## Your goal
From the first line of the data below, copy each line up to the one containing "long sh_h[4], sh_c[4];", and include that line too.

□ □ □ □ □

__global__ __launch_bounds__(256) void checksum_kernel(const float* __restrict__ origin,
                                                       int64_t pitch, int64_t lx, int64_t ly,
                                                       int64_t ox, int64_t oy, int64_t ny,
                                                       DeviceChecksum* out) {
  unsigned long long h = 0, cnt = 0;
  double sum = 0.0;
  int mn = 0x7FFFFFFF, mx = int(0x80000000);
  for (int64_t r = blockIdx.y; r < lx; r += gridDim.y) {
    const float* row = origin + r * pitch;
    const uint64_t gbase = uint64_t(ox + r) * uint64_t(ny) + uint64_t(oy);
    for (int64_t c = int64_t(blockIdx.x) * blockDim.x + threadIdx.x; c < ly;
         c += int64_t(gridDim.x) * blockDim.x) {
      const float v = row[c];
      const uint32_t bits = __float_as_uint(v);
      h += mix64((gbase + uint64_t(c)) * 0x100000001B3ull ^ bits);
      sum += double(v);
      const int k = float_key(v);
      mn = min(mn, k);
      mx = max(mx, k);
      ++cnt;
    }
  }
#pragma unroll
  for (int off = 32; off >= 1; off >>= 1) {
    h += __shfl_xor(h, off);
    cnt += __shfl_xor(cnt, off);
    sum += __shfl_xor(sum, off);
    mn = min(mn, __shfl_xor(mn, off));
    mx = max(mx, __shfl_xor(mx, off));
  }
  __shared__ unsigned long long sh_h[4], sh_c[4];
  __shared__ double sh_s[4];
  __shared__ int sh_mn[4], sh_mx[4];
  const int w = threadIdx.x >> 6;
  if ((threadIdx.x & 63) == 0) {
    sh_h[w] = h;
    sh_c[w] = cnt;
    sh_s[w] = sum;
    sh_mn[w] = mn;
    sh_mx[w] = mx;
  }
  __syncthreads();
  if (threadIdx.x == 0) {
    for (int i = 1; i < int(blockDim.x >> 6); ++i) {
      h += sh_h[i];
      cnt += sh_c[i];
      sum += sh_s[i];
      mn = min(mn, sh_mn[i]);
      mx = max(mx, sh_mx[i]);
    }
    if (cnt) {
      atomicAdd(&out->hash, h);
      atomicAdd(&out->count, cnt);
      atomicAdd(&out->sum, sum);
      atomicMin(&out->min_key, mn);
      atomicMax(&out->max_key, mx);
    }
  }
}

int grid_1d(int64_t n) { return int(std::min<int64_t>(ceil_div(n, 256), 256 * 16)); }

}

bool tb_depth_supported(int k) {
  return (k >= 1 && k <= kTbMaxDepth) || k == kTbDeepDepth;
}

int tb_strip_width(int k, int lane_cols) {
  return 64 * lane_cols - 2 * int(round_up(k, lane_cols));
}
int tb_lane_cols(int variant) { return (variant & tbv::kFloat2) ? 2 : 4; }

int tb_variant_lag(int variant) {
  const int pipe = variant & tbv::kPipeMask;
  if (pipe == tbv::kRamp && (variant & tbv::kPrefetch6)) return 4;
  switch (pipe) {
    case tbv::kRing4: return 2;
    case tbv::kRing2: return 0;
    case tbv::kRamp: return 3;
    default: return 1;
  }
}

bool tb_variant_split(int variant) {
  return (variant & tbv::kSplit) && tb_variant_deep(variant);
}

bool tb_variant_deep(int variant) {
  return (variant & tbv::kScalar) && !(variant & tbv::kFloat2) && tb_variant_lag(variant) == 3;
}

namespace {
TbTuning tuning_from_env() {
  TbTuning t;
  auto geti = [](const char* n, int def) {
    const char* e = std::getenv(n);
    return e && *e ? std::atoi(e) : def;
  };
  t.variant = geti("HEAT_TB_VARIANT", -1);
  t.rounds = std::max(0, geti("HEAT_TB_ROUNDS", 0));
  t.min_len = std::max(0, geti("HEAT_TB_MINLEN", 0));
  t.waves = std::max(0, geti("HEAT_TB_WAVES", 0));
  t.tile_rows = std::max(0, geti("HEAT_TB_TILE_ROWS", 0));
  t.tile_waves = std::max(0, geti("HEAT_TB_TILE_WAVES", 0));
  t.tile_xl = geti("HEAT_TB_TILE_XL", -1);
  t.res_diag = geti("HEAT_TB_RES_DIAG", 0) & 31;
  t.nt = geti("HEAT_TB_NT", -1);
  t.tile_max_srps = std::max(0, geti("HEAT_TB_TILE_MAX", 64));
  if (const char* e = std::getenv("HEAT_TB_EDGE_FRAC"); e && *e) t.edge_frac = std::atof(e);
  if (const char* e = std::getenv("HEAT_TB_AGE_WEIGHTS"); e && *e) {
    for (const char* q = e; *q;) {
      char* end = nullptr;
      const double v = std::strtod(q, &end);
      if (end == q) break;
      t.age_weights.push_back(v);
      q = *end == ',' ? end + 1 : end;
    }
  } else if (const char* r = std::getenv("HEAT_TB_AGE_RATIO"); r && *r) {
    t.age_weights = {std::atof(r), 1.0};
  }
  return t;
}
std::mutex g_tuning_mu;
TbTuning& tuning_ref() {
  static TbTuning t = tuning_from_env();
  return t;
}
}

TbTuning tb_tuning() {
  std::lock_guard<std::mutex> lk(g_tuning_mu);
  return tuning_ref();
}

void tb_set_tuning(const TbTuning& t) {
  std::lock_guard<std::mutex> lk(g_tuning_mu);
  tuning_ref() = t;
}

int tb_default_rounds() { return tb_tuning().rounds; }

namespace {
bool tb_trace_enabled() {
  static const bool on = [] {
    const char* e = std::getenv("HEAT_TB_TRACE");
    return e && *e && *e != '0';
  }();
  return on;
}
void tb_trace_once(const char* line) {
  static std::mutex mu;
  static std::vector<std::string> seen;
  std::lock_guard<std::mutex> lk(mu);
  for (const auto& s : seen)
    if (s == line) return;
  seen.emplace_back(line);
  std::fputs(line, stderr);
}
}

int tb_simd_count() {
  static std::map<int, int> cache;
  static std::mutex mu;
  int dev = 0;
  HIP_CHECK(hipGetDevice(&dev));
  std::lock_guard<std::mutex> lk(mu);
  auto it = cache.find(dev);
  if (it != cache.end()) return it->second;
  int cus = 0;
  HIP_CHECK(hipDeviceGetAttribute(&cus, hipDeviceAttributeMultiprocessorCount, dev));
  return cache.emplace(dev, std::max(1, cus) * 4).first->second;
}

int tb_auto_waves_per_simd(int depth, int64_t strip_rows_per_simd, int max_per_simd) {
  int w = max_per_simd;
  if (strip_rows_per_simd < 6 * int64_t(depth)) w = 1;
  else if (strip_rows_per_simd * 2 < 25 * int64_t(depth)) w = 2;
  return std::max(1, std::min(w, max_per_simd));
}

int tb_resident_waves(int depth, int variant) {
  static std::map<std::tuple<int, int, int>, int> cache;
  static std::mutex mu;
  int dev = 0;
  HIP_CHECK(hipGetDevice(&dev));
  std::lock_guard<std::mutex> lk(mu);
  auto key = std::make_tuple(dev, depth, variant);
  auto it = cache.find(key);
  if (it != cache.end()) return it->second;
  int cus = 0;
  HIP_CHECK(hipDeviceGetAttribute(&cus, hipDeviceAttributeMultiprocessorCount, dev));
  const int lag = tb_variant_lag(variant);
  if (tb_variant_split(variant)) {
    const int occ = (variant & tbv::kShiftMixed)
                        ? tb_exp("the mixed-shift split build (kShiftMixed)").tbxm_occupancy_split(depth)
                        : tbx::occupancy_split(depth);
    const int w = std::max(1, cus * std::max(1, occ) * 2);
    cache.emplace(key, w);
    return w;
  }
  const int per_cu = (variant & tbv::kFloat2)  ? tb_exp("the float2-lane build (kFloat2)").tbn_occupancy(depth, lag)
                     : (variant & tbv::kScalar) ? tbs::occupancy(depth, lag)
                                                : tb_exp("the packed build (no kScalar)").tbp_occupancy(depth, lag);
  const int w = std::max(1, cus * std::max(1, per_cu) * 4);
  cache.emplace(key, w);
  return w;
}

int tb_default_variant(int depth) {
  if (const int v = tb_tuning().variant; v >= 0) return v;
  return depth == kTbDeepDepth ? tbv::kDefaultDeep : tbv::kDefault;
}

int tb_auto_variant(int depth, int64_t strip_rows_per_simd) {
  if (const int v = tb_tuning().variant; v >= 0) return v;
  if (depth >= 4 && depth % 2 == 0 && strip_rows_per_simd < tb_tuning().tile_max_srps)
    return tbv::kTile | tbv::kXcdGroups;
  if (depth == kTbDeepDepth && strip_rows_per_simd < 64) return tbv::kDefault;
  if (depth == 8 && strip_rows_per_simd >= 256) return tbv::kDefaultDeep;
  return tb_default_variant(depth);
}

void init_field(float* origin, const Layout& L, int64_t gx0, int64_t gy0, int64_t nx, int64_t ny,
                int mode, uint64_t seed, hipStream_t st) {
  float* base = origin - L.origin();
  dim3 grid(unsigned(ceil_div(L.pitch, 256)), unsigned(std::min<int64_t>(L.rows, 1024)));
  hipLaunchKernelGGL(init_kernel, grid, dim3(256), 0, st, base, L.pitch, L.rows, int64_t(L.hx),
                     int64_t(L.hy), gx0, gy0, nx, ny, mode, seed);
  HIP_CHECK(hipGetLastError());
}

void naive_step(const float* src, float* dst, const StencilGeom& g, const Box& box,
                unsigned* resid, hipStream_t st) {
  if (box.empty()) return;
  dim3 grid(unsigned(ceil_div(box.cols(), 64)), unsigned(ceil_div(box.rows(), 4)));
  hipLaunchKernelGGL(naive_kernel, grid, dim3(64, 4), 0, st, src, dst, g, box, resid);
  HIP_CHECK(hipGetLastError());
}

namespace {
struct Stamps {
  unsigned long long* buf = nullptr;
  int64_t waves = 0;
};
std::mutex g_stamps_mu;
std::map<int, Stamps> g_stamps;

Stamps stamps_of_current_device() {
  int dev = 0;
  HIP_CHECK(hipGetDevice(&dev));
  std::lock_guard<std::mutex> lk(g_stamps_mu);
  auto it = g_stamps.find(dev);
  return it == g_stamps.end() ? Stamps{} : it->second;
}
}

void tb_set_stamps(unsigned long long* buf, int64_t waves) {
  int dev = 0;
  HIP_CHECK(hipGetDevice(&dev));
  std::lock_guard<std::mutex> lk(g_stamps_mu);
  if (buf) g_stamps[dev] = Stamps{buf, waves};
  else g_stamps.erase(dev);
}

bool tb_mid_residual(int depth) {
  return depth == kTbDeepDepth && tb_tuning().variant < 0;
}

namespace {
std::mutex g_exp_mu;
const TbExpKernels* g_exp = nullptr;
}

bool tb_exp_loaded() {
  std::lock_guard<std::mutex> lk(g_exp_mu);
  return g_exp != nullptr;
}

const TbExpKernels& tb_exp(const char* what) {
  std::lock_guard<std::mutex> lk(g_exp_mu);
  HEAT_CHECK(g_exp != nullptr,
             "%s is an experiment kernel build: `make exp`, then load "
             "parallel_heat_amd/_lib/libheat_exp.so (HEAT_EXP=1)", what);
  return *g_exp;
}

bool split_pk_enabled() {
  static const bool on = [] {
    const char* e = std::getenv("HEAT_TB_SPLIT_PK");
    return e && *e && *e != '0';
  }();
  return on;
}

constexpr int64_t kTbStreamBytes = int64_t(192) << 20;
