int launch_keyword_side(orr_index *idx, const BatchArgs &a, const std::vector<uint32_t> &qoff, KwSide &out)
{
    const int32_t B = a.B;
    const uint32_t t_begin = qoff[0], n_terms_total = qoff[(size_t)B] - qoff[0];
    if (n_terms_total == 0) return ORR_OK;
    {

        std::vector<std::string_view> dterms;
        dterms.reserve(n_terms_total);
        uint32_t table_size = 16;
        while (table_size < 2 * n_terms_total + 2) table_size <<= 1;
        std::vector<uint32_t> table(table_size, 0xFFFFFFFFu);
        std::vector<uint32_t> qmeta((size_t)n_terms_total + (size_t)B + 1);
// ... 183 lines not shown
            {
                Timed t(idx, "expand_hits", 0.0, k);
                HIP_TRY(orr::launch_expand_hits(idx->ws_hits.as<orr::KwHit>(), idx->ws_counter.as<unsigned long long>(), max_hits,
                                                idx->d_post_rows, idx->ws_bitmaps.as<uint32_t>(), words, k,
                                                idx->pin_kwcnt.as<unsigned long long>(), skip));
            }
        }
        ORR_TRY(settle_bitmaps());
        HIP_TRY(hipEventRecord(idx->ev_kw_done, k));
        out.view.bitmaps = idx->ws_bitmaps.as<uint32_t>();
        out.view.words_per_term = words;
        out.view.q_term_idx = reinterpret_cast<const uint32_t *>(dm + off_qmeta);
        out.view.q_term_off = out.view.q_term_idx + n_terms_total;
        out.overflow_possible = want_hits > (uint64_t)max_hits;
        out.max_hits = max_hits;
    }
    return ORR_OK;
}

int run_large_k(orr_index *idx, const BatchArgs &a, int32_t kprime, int64_t n, const double *d_dot, const orr::KwView &kw,
                const orr::QueryConst *qc, orr_candidate *d_cand, hipStream_t s)
{
    const int32_t B = a.B;
    ORR_TRY(idx->ws_keys_a.reserve(sizeof(unsigned long long) * (size_t)n));
    ORR_TRY(idx->ws_keys_b.reserve(sizeof(unsigned long long) * (size_t)n));
    ORR_TRY(idx->ws_vals_a.reserve(sizeof(uint32_t) * (size_t)n));
    ORR_TRY(idx->ws_vals_b.reserve(sizeof(uint32_t) * (size_t)n));
    size_t tmp_bytes = 0;
    HIP_TRY(orr::sort_pairs_desc(nullptr, tmp_bytes, idx->ws_keys_a.as<unsigned long long>(),
                                 idx->ws_keys_b.as<unsigned long long>(), idx->ws_vals_a.as<uint32_t>(),
// ... 197 lines not shown
    std::vector<int32_t> qgroup;
    uint32_t cap = 0;
    const uint32_t *d_qgroup = nullptr;
    const int64_t *d_took = nullptr;
    uint32_t *h_screened = nullptr;
};

struct PassIo {
    const float *d_q = nullptr;
    double *d_dot = nullptr;
    float *d_dotf = nullptr;
    orr::KwView kw{nullptr, 0, nullptr, nullptr, nullptr};
    const double2 *d_rowc = nullptr;
    orr_candidate *d_cand = nullptr;
    bool direct_host = false;
    const MaskScope *mask = nullptr;
    GroupScopes *groups = nullptr;
};

struct PassFront {
    std::vector<uint32_t> qoff;
    uint32_t n_terms_total = 0;
    size_t rec_bytes = 0;
    bool q_download_pending = false;
    PassIo io;
};

template <class Plan>
int open_pass(orr_index *idx, const BatchArgs &a, int32_t kprime, Plan &&plan, bool pinned_records, bool out_dev, bool dev_norms,
              const float **q_host, PassPlan &p, PassFront &f)
// ... 75 lines not shown
}

int launch_i8_query_image(orr_index *idx, const float *d_q, int32_t B, bool gemm, hipStream_t s)
{
    ORR_TRY(idx->ws_q8.reserve(2 * (size_t)B * idx->dim));
    ORR_TRY(idx->ws_q8s1.reserve(sizeof(float) * (size_t)B));
    if (!gemm) {
        ORR_TRY(idx->ws_q8err.reserve(sizeof(double) * (size_t)B));
        ORR_TRY(idx->ws_fcnt.reserve(sizeof(uint32_t) * 3 * (size_t)B));
        HIP_TRY(orr::launch_i8_queries(d_q, B, idx->dim, idx->ws_q8.p, idx->ws_q8s1.as<float>(), idx->ws_q8err.as<double>(), s, nullptr,
                                       idx->ws_fcnt.as<uint32_t>(), 3 * B));
        return ORR_OK;
    }
    ORR_TRY(idx->ws_q8err.reserve(2 * sizeof(double) * (size_t)B));
    ORR_TRY(idx->ws_qtiled.reserve(orr::i8_tiled_bytes(B, idx->dim)));
    HIP_TRY(orr::launch_i8_queries(d_q, B, idx->dim, idx->ws_q8.p, idx->ws_q8s1.as<float>(), idx->ws_q8err.as<double>(), s,
                                   idx->ws_q8err.as<double>() + B));
    HIP_TRY(orr::launch_i8_tile_queries(idx->ws_q8.p, B, idx->dim, idx->ws_qtiled.p, s));
    return ORR_OK;
}

int launch_numerators(orr_index *idx, const BatchArgs &a, const PassPlan &p, int64_t n, PassIo &io)
{
    if (!p.use_cos) return ORR_OK;
    const int32_t B = a.B;
    hipStream_t s = idx->stream;
    auto split_queries = [&]() -> int {
        ORR_TRY(idx->ws_qsplit.reserve(sizeof(float) * (size_t)B * idx->dim));
        HIP_TRY(orr::launch_split_queries(io.d_q, B, idx->dim, idx->ws_qsplit.p, s));
        return ORR_OK;
    };
    if (p.masked) {
        if (p.prefix_i8) return launch_i8_query_image(idx, io.d_q, B, true, s);
// ... 30 lines not shown
    ORR_TRY(idx->ws_dotf.reserve(sizeof(float) * (size_t)B * (size_t)dotf_rows));
    io.d_dotf = idx->ws_dotf.as<float>();
    if (p.prefix_i8) {
        ORR_TRY(launch_i8_query_image(idx, io.d_q, B, true, s));
        const int64_t pre_rows = std::min<int64_t>(dotf_rows, n);
        Timed t(idx, "screen_i8_prefix", 1.0 * (double)pre_rows * idx->dim + 1.0 * (double)B * idx->dim + 4.0 * (double)B * (double)pre_rows);
        HIP_TRY(orr::launch_screen_i8_dots(idx->ws_qtiled.p, B, idx->emb_i8.p, pre_rows, idx->dim, io.d_dotf, dotf_rows, s));
    } else {
        ORR_TRY(split_queries());
        Timed t(idx, "gemm_dot_bf16x3", 4.0 * (double)dotf_rows * idx->dim + 4.0 * (double)B * idx->dim + 4.0 * (double)B * (double)dotf_rows);
        HIP_TRY(orr::launch_gemm_dot_bf16x3(idx->ws_qsplit.p, B, idx->d_emb, 0, dotf_rows, idx->dim, io.d_dotf, dotf_rows, nullptr, 3, s));
    }
    return ORR_OK;
}

int launch_consts(orr_index *idx, const BatchArgs &a, const PassPlan &p, int64_t n, const std::vector<uint32_t> &qoff,
                  bool download_pending, PassIo &io)
{
    const int32_t B = a.B;
    hipStream_t s = idx->stream;
    if (download_pending) HIP_TRY(hipEventSynchronize(idx->ev_q));
    ORR_TRY(idx->pin_qc.reserve(sizeof(orr::QueryConst) * (size_t)B));
    ORR_TRY(idx->ws_qc.reserve(sizeof(orr::QueryConst) * (size_t)B));
    orr::QueryConst *qc = idx->pin_qc.as<orr::QueryConst>();
    if (p.use_cos && !p.dev_norms) {
        if (a.norms_host) memcpy(idx->h_norm_a.data(), a.norms_host, sizeof(double) * (size_t)B);
        else exact_norms(idx->pin_q.as<float>(), B, a.dim, idx->h_norm_a.data());
    }
    for (int32_t b = 0; b < B; ++b) {
        qc[b].use_cos = p.use_cos ? 1 : 0;
// ... 3 lines not shown
        qc[b].inv_sqrt_na = 0.0;
        if (p.batched_score && p.use_cos && !p.dev_norms) {
            if (qc[b].norm_a <= 0.0) qc[b].use_cos = 0;
            else qc[b].inv_sqrt_na = 1.0 / std::sqrt(qc[b].norm_a);
        }
    }
    if (p.dev_norms) {
        HIP_TRY(hipStreamWaitEvent(s, idx->ev_q, 0));
        HIP_TRY(orr::launch_patch_query_norms(idx->ws_qc.as<orr::QueryConst>(), idx->ws_norm_a.as<double>(), B, p.batched_score, s,
                                              idx->pin_norm.as<double>(), qc));
    } else {
        HIP_TRY(hipMemcpyAsync(idx->ws_qc.p, qc, sizeof(orr::QueryConst) * (size_t)B, hipMemcpyHostToDevice, s));
    }
    if (p.batched_score && !p.rowc_inline) {
        ORR_TRY(idx->ws_rowc.reserve(sizeof(double2) * (size_t)n));
        Timed t(idx, io.groups ? "row_consts_grouped" : io.mask ? "row_consts_masked" : "row_consts", 32.0 * (double)n);
        if (io.groups)
            HIP_TRY(orr::launch_row_consts_grouped(idx->d_norm_b, idx->d_created, a.now_ticks, n, io.groups->bm, io.groups->words,
                                                   io.groups->n_groups, io.groups->d_clip, idx->ws_rowc.as<double2>(), s));
        else if (io.mask)
            HIP_TRY(orr::launch_row_consts_masked(idx->d_norm_b, idx->d_created, a.now_ticks, n, io.mask->bm, idx->ws_rowc.as<double2>(), s));
        else
            HIP_TRY(orr::launch_row_consts(idx->d_norm_b, idx->d_created, a.now_ticks, n, idx->ws_rowc.as<double2>(), s));
        io.d_rowc = idx->ws_rowc.as<double2>();
    }
    return ORR_OK;
}

enum class Rescore {
    BufferExact,
    ScopeGeneric,
};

□ □ □ □ □

## Response to the task
__global__ __launch_bounds__(256) void checksum_kernel(const float* __restrict__ origin,
                                                       int64_t pitch, int64_t lx, int64_t ly,
                                                       int64_t ox, int64_t oy, int64_t ny,
                                                       DeviceChecksum* out) {
  unsigned long long h = 0, cnt = 0;
  double sum = 0.0;
  int mn = 0x7FFFFFFF, mx = int(0x80000000);
  for (int64_t r = blockIdx.y; r < lx; r += gridDim.y) {
    const float* row = origin + r * pitch;
    const uint64_t gbase = uint64_t(ox + r) * uint64_t(ny) + uint64_t(oy);
    for (int64_t c = int64_t(blockIdx.x) * blockDim.x + threadIdx.x; c < ly;
         c += int64_t(gridDim.x) * blockDim.x) {
      const float v = row[c];
      const uint32_t bits = __float_as_uint(v);
      h += mix64((gbase + uint64_t(c)) * 0x100000001B3ull ^ bits);
      sum += double(v);
      const int k = float_key(v);
      mn = min(mn, k);
      mx = max(mx, k);
      ++cnt;
    }
  }
#pragma unroll
  for (int off = 32; off >= 1; off >>= 1) {
    h += __shfl_xor(h, off);
    cnt += __shfl_xor(cnt, off);
    sum += __shfl_xor(sum, off);
    mn = min(mn, __shfl_xor(mn, off));
    mx = max(mx, __shfl_xor(mx, off));
  }
  __shared__ unsigned long long sh_h[4], sh_c[4];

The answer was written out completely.